Privacy Notice
Data Solutions Limited (“DSG”) is committed to protecting the privacy and security of your personal information. This Privacy Notice describes how DSG collects and uses personal information about you during and after your relationship with DSG, in accordance with the Data Protection (Bailiwick of Guernsey) Law 2017 (“DP Law”). DSG is registered with the Office of the Data Protection Authority, registration number DPA10916.
DSG is a Data Controller. This means that DSG is responsible for deciding how data is held and processed. This Privacy Notice sets out information about what data is processed and your rights as a data subject under the DP Law.
DSG will comply with data protection law. This means that personal information held by DSG must be:
- Used lawfully, fairly and in a transparent way.
- Collected only for valid purposes that DSG has clearly explained and not used in any way that is incompatible with those purposes.
- Relevant to the purposes DSG has told you about and limited only to those purposes.

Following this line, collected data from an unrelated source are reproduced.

# ManuelZ/image-search-engine

Measured on AMD Instinct MI355X. Metric: queries/sec, exact brute-force L2 kNN (recall@10 vs exact CPU), 1Mx512 fp32 index, k=10, higher is better.
Workload: dtype f32; 1 GPU; 1000000x512 fp32 uniform[0,1) index (default_rng 1234), L2, k=10, nq=16 queries per step, index resident in HBM, steps issued round-robin on 16 HIP streams; 400 untimed steps ahead of the warm-up bring the GPU out of its idle power state; n=1000000, d=512, k=10, nq=16

## Files before the change

image-search-engine_amd/_native.py:

```python
from __future__ import annotations

import ctypes
import os

import torch

_HERE = os.path.dirname(os.path.abspath(__file__))
LIB_PATH = os.environ.get("ISE_KNN_LIB") or os.path.join(_HERE, "csrc", "libise_knn.so")

METRIC_INNER_PRODUCT = 0
METRIC_L2 = 1
MAX_K = 2048
PQ_MAX_M = 64
SQ_MAX_D = 2048
SQ_8BIT, SQ_8BIT_UNIFORM = 0, 2
STORE_F32, STORE_BF16 = 0, 1

E_INVALID, E_HIP, E_NOMEM, E_NODEVICE = -1, -2, -3, -4

_f32p = ctypes.POINTER(ctypes.c_float)
_i64p = ctypes.POINTER(ctypes.c_int64)
_u64p = ctypes.POINTER(ctypes.c_uint64)
_vp = ctypes.c_void_p
_i64 = ctypes.c_int64
_int = ctypes.c_int
PROTOTYPES = [
    ("ise_version", _int, []),
    ("ise_last_error", ctypes.c_char_p, []),
    ("ise_device_count", _int, [ctypes.POINTER(_int)]),
    ("ise_device_arch", _int, [_int, ctypes.c_char_p, _int]),
    ("ise_index_create", _int, [ctypes.POINTER(_vp), _int, _int, _int]),
    ("ise_index_create_ex", _int, [ctypes.POINTER(_vp), _int, _int, _int, _int]),
    ("ise_index_destroy", _int, [_vp]),
    ("ise_index_reset", _int, [_vp]),
    ("ise_index_info", _int, [_vp, ctypes.POINTER(_int), ctypes.POINTER(_int), _i64p, ctypes.POINTER(_int)]),
    ("ise_index_set_shift", _int, [_vp, _vp]),
    ("ise_index_get_shift", _int, [_vp, _vp]),
    ("ise_index_stats", _int, [_vp, _u64p]),
    ("ise_index_host_stats", _int, [_vp, _u64p]),
    ("ise_index_reserve_workspaces", _int, [_vp, _i64, _int]),
    ("ise_index_add_host", _int, [_vp, _vp, _i64]),
    ("ise_index_add_device", _int, [_vp, _vp, _i64, _vp]),
    ("ise_index_reconstruct_host", _int, [_vp, _i64, _i64, _vp]),
    ("ise_index_search_host", _int, [_vp, _vp, _i64, _int, _vp, _vp]),
    ("ise_index_search_device", _int, [_vp, _vp, _i64, _int, _vp, _vp, _vp]),
    ("ise_index_search_keys_device", _int, [_vp, _vp, _i64, _int, ctypes.c_uint32, _vp, _vp]),
    ("ise_index_assign_device", _int, [_vp, _vp, _i64, _vp, _vp, _vp]),
    ("ise_merge_keys_device", _int, [_vp, _int, _i64, _int, _int, _vp, _vp, _int, _vp]),
    ("ise_normalize_rows_device", _int, [_vp, _i64, _int, _int, _vp]),
    ("ise_normalize_rows_host", _int, [_vp, _i64, _int, _int]),
    ("ise_bovw_histogram_device", _int, [_vp, _vp, _i64, _int, _vp, _int, _vp]),
    ("ise_index_short_stats", _int, [_vp, _vp]),
    ("ise_index_half_stats", _int, [_vp, _u64p]),
    ("ise_index_shadow_row", _int, [_vp, _i64, _f32p]),
    ("ise_index_byte_stats", _int, [_vp, _u64p]),
    ("ise_index_depth_stats", _int, [_vp, _u64p]),
    ("ise_index_byte_row", _int, [_vp, _i64, _f32p]),
    ("ise_index_stage_query_debug", _int, [_vp, _vp, _int, _vp, _i64, _f32p, ctypes.POINTER(ctypes.c_int32)]),
    ("ise_index_range_search_host", _int, [_vp, _vp, _i64, ctypes.c_float, ctypes.POINTER(_vp)]),
    ("ise_range_result_get", _int, [_vp, _i64p, ctypes.POINTER(_vp), ctypes.POINTER(_vp), ctypes.POINTER(_vp)]),
    ("ise_range_result_destroy", _int, [_vp]),
    ("ise_index_range_stats", _int, [_vp, _u64p]),
    ("ise_index_remove_ids_host", _int, [_vp, _vp, _i64, _i64p]),
    ("ise_index_remove_range", _int, [_vp, _i64, _i64, _i64p]),
    ("ise_index_remove_stats", _int, [_vp, _u64p]),
    ("ise_index_remove_last_timing", _int, [_vp, _f32p, _u64p]),
    ("ise_selector_create_range", _int, [_vp, _i64, _i64, ctypes.POINTER(_vp)]),
    ("ise_selector_create_ids", _int, [_vp, _vp, _i64, _int, ctypes.POINTER(_vp)]),
    ("ise_selector_create_bitmap", _int, [_vp, _vp, _i64, ctypes.POINTER(_vp)]),
    ("ise_selector_info", _int, [_vp, _i64p]),
    ("ise_selector_destroy", _int, [_vp]),
    ("ise_index_search_sel_device", _int, [_vp, _vp, _i64, _int, _vp, _vp, _vp, _vp]),
    ("ise_index_search_sel_host", _int, [_vp, _vp, _i64, _int, _vp, _vp, _vp]),
    ("ise_index_range_search_sel_host", _int, [_vp, _vp, _i64, ctypes.c_float, _vp, ctypes.POINTER(_vp)]),
    ("ise_index_sel_stats", _int, [_vp, _u64p]),
    ("ise_index_search_subset_device", _int, [_vp, _vp, _i64, _int, _vp, _int, _vp, _vp, _vp]),
    ("ise_index_search_subset_host", _int, [_vp, _vp, _i64, _int, _vp, _int, _vp, _vp]),
    ("ise_index_distance_subset_device", _int, [_vp, _vp, _i64, _vp, _int, _vp, _vp]),
    ("ise_index_distance_subset_host", _int, [_vp, _vp, _i64, _vp, _int, _vp]),
    ("ise_index_subset_stats", _int, [_vp, _u64p]),
    ("ise_binary_index_create", _int, [ctypes.POINTER(_vp), _int, _int]),
    ("ise_binary_index_destroy", _int, [_vp]),
    ("ise_binary_index_reset", _int, [_vp]),
    ("ise_binary_index_info", _int, [_vp, ctypes.POINTER(_int), _i64p, ctypes.POINTER(_int)]),
    ("ise_binary_index_add_host", _int, [_vp, _vp, _i64]),
    ("ise_binary_index_add_device", _int, [_vp, _vp, _i64, _vp]),
    ("ise_binary_index_reconstruct_host", _int, [_vp, _i64, _i64, _vp]),
    ("ise_binary_index_search_host", _int, [_vp, _vp, _i64, _int, _vp, _vp]),
    ("ise_binary_index_search_device", _int, [_vp, _vp, _i64, _int, _vp, _vp, _vp]),
    ("ise_binary_index_range_search_host", _int, [_vp, _vp, _i64, ctypes.c_int32, ctypes.POINTER(_vp)]),
    ("ise_binary_range_result_get", _int, [_vp, _i64p, ctypes.POINTER(_vp), ctypes.POINTER(_vp), ctypes.POINTER(_vp)]),
    ("ise_binary_range_result_destroy", _int, [_vp]),
    ("ise_binary_index_stats", _int, [_vp, _u64p]),
    ("ise_binary_index_remove_ids_host", _int, [_vp, _vp, _i64, _i64p]),
    ("ise_binary_index_remove_range", _int, [_vp, _i64, _i64, _i64p]),
    ("ise_binary_index_remove_stats", _int, [_vp, _u64p]),
    ("ise_binary_selector_create_range", _int, [_vp, _i64, _i64, ctypes.POINTER(_vp)]),
    ("ise_binary_selector_create_ids", _int, [_vp, _vp, _i64, _int, ctypes.POINTER(_vp)]),
    ("ise_binary_selector_create_bitmap", _int, [_vp, _vp, _i64, ctypes.POINTER(_vp)]),
    ("ise_binary_selector_info", _int, [_vp, _i64p]),
    ("ise_binary_selector_destroy", _int, [_vp]),
    ("ise_binary_index_search_sel_host", _int, [_vp, _vp, _i64, _int, _vp, _vp, _vp]),
    ("ise_binary_index_search_sel_device", _int, [_vp, _vp, _i64, _int, _vp, _vp, _vp, _vp]),
    ("ise_binary_index_range_search_sel_host", _int, [_vp, _vp, _i64, ctypes.c_int32, _vp, ctypes.POINTER(_vp)]),
    ("ise_binary_index_sel_stats", _int, [_vp, _u64p]),
    ("ise_ivf_create", _int, [ctypes.POINTER(_vp), _int, _int, _int, _int]),
    ("ise_ivf_destroy", _int, [_vp]),
    ("ise_ivf_reset", _int, [_vp]),
    ("ise_ivf_info", _int, [_vp, ctypes.POINTER(_int), ctypes.POINTER(_int), ctypes.POINTER(_int), _i64p, ctypes.POINTER(_int)]),
    ("ise_ivf_add_host", _int, [_vp, _vp, _vp, _i64]),
# ... 82 lines not shown
```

- Accurate and kept up to date.
- Kept only as long as necessary for the purposes DSG has told you about.
- Kept securely.
DSG will collect and process data relating to consultancy services performed to enable the procurement and fulfilment of consultancy services, including contact details of individuals that make enquiries or obtain services from DSG. By sharing your personal data with DSG, you provide consent for your data to be held for the purposes set out above. This may include the following data, and excludes special category data:
- Name.
- Email Address.
- Phone Number.
- Job Title.
- Business Name and Address.
- Other information that is pertinent to the provision or arrangement of consultancy services.
Data may be stored in the form of email correspondence, financial information pertaining to contracts or information on DSG’s own customer relationship management database.
DSG will process data as part of provision of consultancy services within customer systems as a preferred means of processing, and in line with requirements in respect of each consultancy services contract. Where personal data for individual data subjects controlled by a customer needs to be processed outside customer systems as part of provision of consultancy services this will be held securely on a portal agreed with the customer, with technical measures such as two-factor authentication and encryption at rest.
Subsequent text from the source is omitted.